Tu as un tuto à me conseiller sur ce sujet ? Vu le nombre de post lié à des soucis relatif à ces fichiers j'ai un peu peur de faire le pas ...

Sinon qu'est ce qui te fait penser que ça résolverait mon problème ?

----------

## titoucha

Je ne pense pas que sa va résoudre ton problème, vu que hal/xorg sert à la gestion du clavier et de la souris.

Par contre je suis à court de solution.

----------

## Gaby

Ca y est j'ai enfin trouvé comment reproduire le bug et je dois dire que c'est tout con et presque logique.

Je trouvais curieux que  le bug n'arrive que au boot et pas lors d'un lancement de xdm à la main. Le message d'erreur indique que le driver ne trouve pas d'écran donc soit le driver ou un autre soft se prend les pieds dans le tapis, soit c'est que effectivement il ne trouve pas d'écran.

Mon PC est branché sur ma télé et lorsque je lance le PC, je n'allume pas forcement la télé en même temps. La télé reste tout de même en veille.

J'ai donc testé ce que je présentais et c'est bien à cause de la télé. Si je n'allume pas la télé, X plante. Si j'allume la télé avant le PC, X se lance. Et si je lance le PC télé éteinte que j'allume la télé après le boot, que je prépare le redémarrage de XDM et que j'éteint la télé avant de faire enter XDM plante.

C'est donc bien le fait que l'écran soit éteint (ou en veille) qui pertube le driver (ou autre chose).
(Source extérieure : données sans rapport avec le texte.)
diff --git a/boss.jl_amd/csrc/prune_kernels.hpp b/boss.jl_amd/csrc/prune_kernels.hpp
--- a/boss.jl_amd/csrc/prune_kernels.hpp
+++ b/boss.jl_amd/csrc/prune_kernels.hpp
@@ -78,11 +78,40 @@
     }
 }
 
+struct PrunePar {
+    double coef, best, amp2;
+    double kmu, kvar;
+};
+__device__ __forceinline__ unsigned long long prune_key(double v) {
+    if (v != v) return ~0ull;
+    const unsigned long long b = (unsigned long long)__double_as_longlong(v);
+    return (b >> 63) ? ~b : (b | 0x8000000000000000ull);
+}
+__device__ __forceinline__ unsigned long long prune_proxy_key(const PrunePar& pp, double mu, double var, bool masked, bool reversed) {
+    if (masked) return 0ull;
+    if (var < 0.0) {
+        if (var >= -MAX_NEG_VAR) var = 0.0;
+        else return ~0ull;
+    }
+    const double sf = sqrt(pp.coef * pp.coef * var), diff = pp.coef * mu - pp.best;
+    double ei = 0.0, z = 0.0;
+    if (!(diff == 0.0 && sf == 0.0)) {
+        z = diff / sf;
+        ei = diff * normcdf_dev(z) + sf * normpdf_dev(z);
+    }
+    if (!(ei - ei == 0.0)) return ~0ull;
+    unsigned long long k = ei > 0.0 ? prune_key(ei) : prune_key(z < 0.0 ? z : -0.0);
+    if (k == 0ull) k = 1ull;
+    if (k == ~0ull) k = ~1ull;
+    return reversed ? ~k : k;
+}
+
 template <class G>
 __global__ __launch_bounds__(G::NTHREADS) __attribute__((amdgpu_waves_per_eu(1, 1))) void prune_head_kernel(
     const double* __restrict__ A, int ld, int Np, int N, const double* __restrict__ Dinv, const double* __restrict__ Xsc,
     const double* __restrict__ Csc, int d, int Mp, int kern, double amp2, double* __restrict__ Vscratch, int M, int sblk,
-    double* __restrict__ var_out) {
+    double* __restrict__ var_out, double* __restrict__ mus_out, const double* __restrict__ mean_s,
+    const unsigned char* __restrict__ mask, PrunePar pp, int reversed, unsigned long long* __restrict__ keys) {
     static_assert(G::WC == 1 && G::BM == 2 * BLK && G::PM == 2 && G::WR == 4, "written for the 256-row, 32-candidate geometry");
     constexpr int RB = G::BM;
     extern __shared__ double lds[];
@@ -96,7 +125,7 @@
     double* V = Vscratch + (size_t)tile * sblk * RB * BN;
     double* part = red + 2 * G::WR * G::BN;
 #pragma unroll
-    for (int u = 0; u < TN * 4; ++u) part[u * G::NTHREADS + tid] = 0.0;
+    for (int u = 0; u < 2 * TN * 4; ++u) part[u * G::NTHREADS + tid] = 0.0;
     double* cs = part + (size_t)G::NTHREADS * PredictLds<G>::PART;
     const bool cs_ok = d <= PRED_CS_MAX_D;
     if (cs_ok) {
@@ -183,6 +212,7 @@
 #pragma unroll
         for (int m = 0; m < TM; ++m) {
             const int row = ib * RB + G::tri_row_of(wr, m, lane);
+            const double zr = A[(size_t)row * ld + Np];
 #pragma unroll
             for (int n = 0; n < TN; ++n)
 #pragma unroll
@@ -191,6 +221,8 @@
                     if (ib + 1 < sblk) V[(size_t)row * BN + G::col_of(wc, n, i, lane)] = v;
                     double* ps = part + (size_t)(n * 4 + i) * G::NTHREADS + tid;
                     ps[0] = __builtin_fma(v, v, ps[0]);
+                    double* pz = ps + (size_t)TN * 4 * G::NTHREADS;
+                    pz[0] = __builtin_fma(v, zr, pz[0]);
                 }
         }
         __syncthreads();
@@ -199,18 +231,32 @@
     for (int n = 0; n < TN; ++n)
 #pragma unroll
         for (int i = 0; i < 4; ++i) {
-            double s = part[(size_t)(n * 4 + i) * G::NTHREADS + tid];
-#pragma unroll
-            for (int off = 1; off < 16; off <<= 1) s += __shfl_xor(s, off);
-            if ((lane & 15) == 0) red[wr * BN + G::col_of(wc, n, i, lane)] = s;
+            double s = part[(size_t)(n * 4 + i) * G::NTHREADS + tid], z = part[(size_t)(TN * 4 + n * 4 + i) * G::NTHREADS + tid];
+#pragma unroll
+            for (int off = 1; off < 16; off <<= 1) {
+                s += __shfl_xor(s, off);
+                z += __shfl_xor(z, off);
+            }
+            if ((lane & 15) == 0) {
+                red[wr * BN + G::col_of(wc, n, i, lane)] = s;
+                red[G::WR * BN + wr * BN + G::col_of(wc, n, i, lane)] = z;
+            }
         }
     __syncthreads();
     if (tid < BN) {
-        double s = 0.0;
-#pragma unroll
-        for (int w = 0; w < G::WR; ++w) s += red[w * BN + tid];
+        double s = 0.0, z = 0.0;
+#pragma unroll
+        for (int w = 0; w < G::WR; ++w) {
+            s += red[w * BN + tid];
+            z += red[G::WR * BN + w * BN + tid];
+        }
         const int j = c0 + tid;
-        if (j < M) var_out[j] = amp2 - s + PREDICT_JITTER;
+        if (j < M) {
+            const double var = amp2 - s + PREDICT_JITTER;
+            var_out[j] = var;
+            mus_out[j] = z;
+            if (keys) keys[j] = prune_proxy_key(pp, (mean_s ? mean_s[j] : 0.0) + z, var, mask && !mask[j], reversed != 0);
+        }
     }
 }
 
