# SowpatiLab/ribbit

Hardware: AMD Instinct MI355X
Metric: Gbases/s scanned (m=2..100) (higher is better)
Workload: dtype u32 bit planes

## Files before the change

ribbit_amd/csrc/kernels.hip:

```cpp
#include <hip/hip_runtime.h>

#include <algorithm>
#include <climits>
#include <type_traits>

#include "kernels.h"

namespace rb {

__device__ __forceinline__ uint32_t funnel(uint32_t hi, uint32_t lo, uint32_t sh) {
    return __builtin_amdgcn_alignbit(hi, lo, sh);
}

template <unsigned TT>
__device__ __forceinline__ uint32_t bitop3(uint32_t a, uint32_t b, uint32_t c) {
    return __builtin_amdgcn_bitop3_b32(a, b, c, TT);
}

__global__ __launch_bounds__(256) void pack_kernel(const uint8_t *__restrict__ ascii, int64_t length,
                                                   uint32_t *__restrict__ hi, uint32_t *__restrict__ lo,
                                                   uint32_t *__restrict__ brk, int64_t total_words,
                                                   uint32_t *__restrict__ zero_words, int n_zero) {
    const int64_t t = (int64_t)blockIdx.x * blockDim.x + threadIdx.x;
    if (blockIdx.x == 0)
        for (int i = threadIdx.x; i < n_zero; i += 256) zero_words[i] = 0u;
    if (t >= total_words) return;
    const int64_t p0 = (t - LEAD_WORDS) * 32;
    uint32_t h = 0, l = 0, b = 0xffffffffu;
    if (p0 >= 0 && p0 < length) {
        uint32_t w[8];
        const int64_t left = length - p0;
        const uint8_t *src = ascii + p0;
        if (left >= 32 && (((uintptr_t)src) & 15) == 0) {
            const uint4 v0 = *reinterpret_cast<const uint4 *>(src);
            const uint4 v1 = *reinterpret_cast<const uint4 *>(src + 16);
            w[0] = v0.x; w[1] = v0.y; w[2] = v0.z; w[3] = v0.w;
            w[4] = v1.x; w[5] = v1.y; w[6] = v1.z; w[7] = v1.w;
        } else {
#pragma unroll
            for (int i = 0; i < 8; i++) {
                uint32_t x = 0;
#pragma unroll
                for (int k = 0; k < 4; k++) {
                    const int idx = 4 * i + k;
                    const uint32_t c = (idx < left) ? (uint32_t)src[idx] : (uint32_t)'N';
                    x |= c << (8 * k);
                }
                w[i] = x;
            }
        }
        b = 0;
#pragma unroll
        for (int i = 0; i < 8; i++) {
            const uint32_t x = w[i];
            const uint32_t b2 = (x >> 2) & 0x01010101u;
            const uint32_t lo1 = ((x >> 1) & 0x01010101u) ^ b2;
            const uint32_t both = lo1 & b2, either = lo1 | b2;
            uint32_t expect = (either << 1) + 0x61616161u;
            expect = (b2 << 2) + expect;
            expect = (both << 3) + expect;
            expect = (both << 2) + expect;
            expect = both + expect;
            const uint32_t diff = (x | 0x20202020u) ^ expect;
            const uint32_t nz = (((diff & 0x7f7f7f7fu) + 0x7f7f7f7fu) | diff) & 0x80808080u;
            const uint32_t bad = nz >> 7;
            const uint32_t ok = bad ^ 0x01010101u;
            const uint32_t weights = 0x08040201u;
            h |= __builtin_amdgcn_udot4(b2 & ok, weights, 0u, false) << (4 * i);
            l |= __builtin_amdgcn_udot4(lo1 & ok, weights, 0u, false) << (4 * i);
            b |= __builtin_amdgcn_udot4(bad, weights, 0u, false) << (4 * i);
        }
        if (left < 32) b |= 0xffffffffu << (uint32_t)left;
    }
    hi[t] = h; lo[t] = l; brk[t] = b;
}
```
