template <int VEC, int K> __device__ __forceinline__ void block_colreduce(const float (&acc)[K][VEC], int C, int r, int g, int R,
                                                                           bool active, float* lds, float* part) {
    if (active) {
#pragma unroll
        for (int k = 0; k < K; k++)
#pragma unroll
            for (int i = 0; i < VEC; i++) lds[((k * R + r) * C) + g * VEC + i] = acc[k][i];
    }
    __syncthreads();
// ... 197 lines not shown
        int c = threadIdx.x;
        if (c < C) {
            BnCoef k = bn_coef(sq[0], sq[1], t.M, t.gamma[c], t.beta[c], t.eps);
            ab[c] = k.a;
            ab[MAXC_BN + c] = k.b;
            if (blockIdx.x == 0)
                bn_publish(k, c, C, t.M, stat, t.running_mean, t.running_var, t.num_batches_tracked, t.momentum);
        }
        __syncthreads();
#pragma unroll
        for (int i = 0; i < VEC; i++) { a[i] = ab[g * VEC + i]; b[i] = ab[MAXC_BN + g * VEC + i]; }
    } else {
#pragma unroll
        for (int i = 0; i < VEC; i++) { a[i] = stat[2 * C + g * VEC + i]; b[i] = stat[3 * C + g * VEC + i]; }
    }
}

__device__ __forceinline__ float bn_act(float v, float a, float b, float s) {
    float t = fmaf(v, a, b);
    t = t > 0.f ? t : 0.f;
    return t * s;
}
__device__ __forceinline__ float bn_mask(float v, float a, float b, float s) { return fmaf(v, a, b) > 0.f ? s : 0.f; }

__global__ void bn_eval_stats_kernel(int C, const float* gamma, const float* beta, const float* rm,
                                     const float* rv, float eps, float* stat) {
    int c = blockIdx.x * blockDim.x + threadIdx.x;
    if (c >= C) return;
    double inv = 1.0 / sqrt((double)rv[c] + (double)eps);
    stat[c] = rm[c];
    stat[C + c] = (float)inv;
    stat[2 * C + c] = (float)((double)gamma[c] * inv);
    stat[3 * C + c] = (float)((double)beta[c] - (double)rm[c] * (double)gamma[c] * inv);
}

template <int VEC>
struct DropCache {
    float s[VEC];
    int64_t bound = 0;
    int smp = -1;
    __device__ __forceinline__ DropCache() {
#pragma unroll
        for (int i = 0; i < VEC; i++) s[i] = 1.f;
    }
    __device__ __forceinline__ void at(const float* __restrict__ drop, int64_t row, int64_t V, int C, int c0) {
        if (drop && row >= bound) {
// ... 312 lines not shown
        c2o = MAXC_BN;
    }
#pragma unroll
    for (int i = 0; i < VEC; i++) {
        int c = g * VEC + i;
        float mean = stat[c], inv = stat[C + c];
        a[i] = stat[2 * C + c]; b[i] = stat[3 * C + c];
        gg[i] = SMALL ? a[i] : coef[2 * C + c];
        bwd_coef(c12[c], c12[c2o + c], gg[i], mean, inv, A[i], B[i]);
    }
    DropCache<VEC> dc;
    for (; row < M; row += rstep) {
        float yv[VEC], gv[VEC], o[VEC];
        ldv<T, VEC>(y + row * ycs + g * VEC, yv);
        ldv<T, VEC>(dz + row * dzcs + g * VEC, gv);
        dc.at(drop, row, V, C, g * VEC);
#pragma unroll
        for (int i = 0; i < VEC; i++)
            o[i] = fmaf(gg[i] * bn_mask(yv[i], a[i], b[i], dc.s[i]), gv[i], fmaf(A[i], yv[i], B[i]));
        stv<T, VEC>(dy + row * dycs + g * VEC, o);
    }
}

Des idées pour éviter le problème ?

Gaby

----------

## titoucha

As-tu essayé le pilote proprio ati ?

J'ai une mythbox qui tourne sur une télé et je n'ai pas ces symptômes, bon j'utilise un pilote Nvidia c'est aussi peut être ça.

----------

## Gaby

J'avais le driver ATI avant d'utiliser le radeonHD et je n'ai pas souvenir d'avoir ces problèmes non. J'étais passé sur la version libre carje n'arrivais plus à compiler le proprio. Certainement un probleme de compatibilité xorg / kernel / driver et j'ai biaisé en passant par le libre.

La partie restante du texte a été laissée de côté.